■ **Assignment**:
Every entry must come back exactly as it was written.

====

template <int UU, int NP, int S, bool KM>
__device__ __forceinline__ void dense_group(const filter_params &P, const uint4 (&cur)[UU], uint64_t gbase, uint64_t span_base,
                                            uint32_t &carry_in, uint32_t lane, const uint32_t *lds, dense_queue &Q, uint32_t &qn)
{
    static_assert(UU % 2 == 0 || UU == 1, "words are taken in pairs");
    uint32_t w[UU], prev[UU];
#pragma unroll
    for (int u = 0; u < UU; ++u) {
        w[u] = pack16(cur[u]);
        prev[u] = __builtin_amdgcn_update_dpp(0u, w[u], 0x138 , 0xF, 0xF, false);
        if (lane == 0)
            prev[u] = carry_in;
        carry_in = __builtin_amdgcn_readlane(w[u], 63);
    }
    const uint32_t goff = (uint32_t)(gbase - span_base) + lane * 16;
#pragma unroll
    for (int j = 0; j < UU; j += 2) {
        constexpr bool pair = UU > 1;
        const uint32_t w0 = w[j], p0 = prev[j], w1 = w[pair ? j + 1 : j], p1 = prev[pair ? j + 1 : j];
        const uint32_t kmask = KM ? P.key_mask : 0xFFFFFFFFu;
        static_assert(kDenseBloomBits == 20, "the word address below takes bits 5..19 of the index");
        uint32_t pm = 0;
        if constexpr (S == 0) {
            uint32_t todo = dense_select<NP>(P, w0, p0);
            if (pair)
                todo |= dense_select<NP>(P, w1, p1) << 1;
            while (todo != 0) {
                const uint32_t b = (uint32_t)__ffs(todo) - 1u;
                todo &= todo - 1;
                const bool odd = (b & 1u) != 0;
                const uint64_t both = ((uint64_t)(odd ? w1 : w0) << 32) | (odd ? p1 : p0);
                const uint32_t key = (uint32_t)(both >> ((b & ~1u) + 2u));
                const uint32_t h = key ^ (key >> 13);
                const uint32_t word = *reinterpret_cast<const uint32_t *>(reinterpret_cast<const uint8_t *>(lds) + ((h >> 3) & 0x1FFFCu));
                pm |= __builtin_amdgcn_ubfe(word, h, 1) << b;
            }
        } else {
#pragma unroll
            for (int u = 0; u < (pair ? 2 : 1); ++u) {
#pragma unroll
                for (int d = S; d <= 16; d += S) {
                    const uint32_t wu = u ? w1 : w0, pu = u ? p1 : p0;
                    const uint32_t key = (d == 16 ? wu : alignbit(wu, pu, (2 * d) & 31)) & kmask;
                    const uint32_t h = key ^ (key >> 13);
                    const uint32_t word = *reinterpret_cast<const uint32_t *>(reinterpret_cast<const uint8_t *>(lds) + ((h >> 3) & 0x1FFFCu));
                    pm |= __builtin_amdgcn_ubfe(word, h, 1) << (2 * (d - 1) + u);
                }
            }
        }
        while (__ballot(pm != 0) != 0) {
            const bool pos = pm != 0;
            const uint32_t b = pos ? (uint32_t)__ffs(pm) - 1u : 0u;
            pm &= pm - 1;
            const bool odd = (b & 1u) != 0;
            const uint64_t both = ((uint64_t)(odd ? w1 : w0) << 32) | (odd ? p1 : p0);
            const uint32_t key = (uint32_t)(both >> ((b & ~1u) + 2u)) & kmask;
            const uint64_t mm = __ballot(pos);
            if (pos) {
                const uint32_t q = qn + __popcll(mm & ((1ull << lane) - 1));
                Q.key[q] = key;
                Q.off[q] = goff + (uint32_t)j * 1024u + (odd ? 1024u : 0u) + (b >> 1) + 1u;
            }
            qn += __popcll(mm);
            __builtin_amdgcn_fence(__ATOMIC_RELEASE, "wavefront");
            __builtin_amdgcn_wave_barrier();
            if (qn > kDenseQueueCap - 64)
                dense_drain(P, Q, qn, false, span_base, lane, lds);
        }
    }
}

====

■ **Output of the task**:
template <int UU, int NP, int S, bool KM>
__device__ __forceinline__ void dense_group(const filter_params &P, const uint4 (&cur)[UU], uint64_t gbase, uint64_t span_base,
                                            uint32_t &carry_in, uint32_t lane, const uint32_t *lds, dense_queue &Q, uint32_t &qn)
{
    static_assert(UU % 2 == 0 || UU == 1, "words are taken in pairs");
    uint32_t w[UU], prev[UU];
#pragma unroll
    for (int u = 0; u < UU; ++u) {
        w[u] = pack16(cur[u]);
        prev[u] = __builtin_amdgcn_update_dpp(0u, w[u], 0x138 , 0xF, 0xF, false);
        if (lane == 0)
            prev[u] = carry_in;
        carry_in = __builtin_amdgcn_readlane(w[u], 63);
    }
    const uint32_t goff = (uint32_t)(gbase - span_base) + lane * 16;
#pragma unroll
    for (int j = 0; j < UU; j += 2) {
        constexpr bool pair = UU > 1;
        const uint32_t w0 = w[j], p0 = prev[j], w1 = w[pair ? j + 1 : j], p1 = prev[pair ? j + 1 : j];
        const uint32_t kmask = KM ? P.key_mask : 0xFFFFFFFFu;
        static_assert(kDenseBloomBits == 20, "the word address below takes bits 5..19 of the index");
        uint32_t pm = 0;
        if constexpr (S == 0) {
            uint32_t todo = dense_select<NP>(P, w0, p0);
            if (pair)
                todo |= dense_select<NP>(P, w1, p1) << 1;
            while (todo != 0) {
                const uint32_t b = (uint32_t)__ffs(todo) - 1u;
                todo &= todo - 1;
                const bool odd = (b & 1u) != 0;
                const uint64_t both = ((uint64_t)(odd ? w1 : w0) << 32) | (odd ? p1 : p0);
                const uint32_t key = (uint32_t)(both >> ((b & ~1u) + 2u));
                const uint32_t h = key ^ (key >> 13);
                const uint32_t word = *reinterpret_cast<const uint32_t *>(reinterpret_cast<const uint8_t *>(lds) + ((h >> 3) & 0x1FFFCu));
                pm |= __builtin_amdgcn_ubfe(word, h, 1) << b;
            }
        } else {
#pragma unroll
            for (int u = 0; u < (pair ? 2 : 1); ++u) {
#pragma unroll
                for (int d = S; d <= 16; d += S) {
                    const uint32_t wu = u ? w1 : w0, pu = u ? p1 : p0;
                    const uint32_t key = (d == 16 ? wu : alignbit(wu, pu, (2 * d) & 31)) & kmask;
                    const uint32_t h = key ^ (key >> 13);
                    const uint32_t word = *reinterpret_cast<const uint32_t *>(reinterpret_cast<const uint8_t *>(lds) + ((h >> 3) & 0x1FFFCu));
                    pm |= __builtin_amdgcn_ubfe(word, h, 1) << (2 * (d - 1) + u);
                }
            }
        }
        while (__ballot(pm != 0) != 0) {
            const bool pos = pm != 0;
            const uint32_t b = pos ? (uint32_t)__ffs(pm) - 1u : 0u;
            pm &= pm - 1;
            const bool odd = (b & 1u) != 0;
            const uint64_t both = ((uint64_t)(odd ? w1 : w0) << 32) | (odd ? p1 : p0);
            const uint32_t key = (uint32_t)(both >> ((b & ~1u) + 2u)) & kmask;
            const uint64_t mm = __ballot(pos);
            if (pos) {
                const uint32_t q = qn + __popcll(mm & ((1ull << lane) - 1));
                Q.key[q] = key;
                Q.off[q] = goff + (uint32_t)j * 1024u + (odd ? 1024u : 0u) + (b >> 1) + 1u;
            }
            qn += __popcll(mm);
            __builtin_amdgcn_fence(__ATOMIC_RELEASE, "wavefront");
            __builtin_amdgcn_wave_barrier();
            if (qn > kDenseQueueCap - 64)
                dense_drain(P, Q, qn, false, span_base, lane, lds);
        }
    }
}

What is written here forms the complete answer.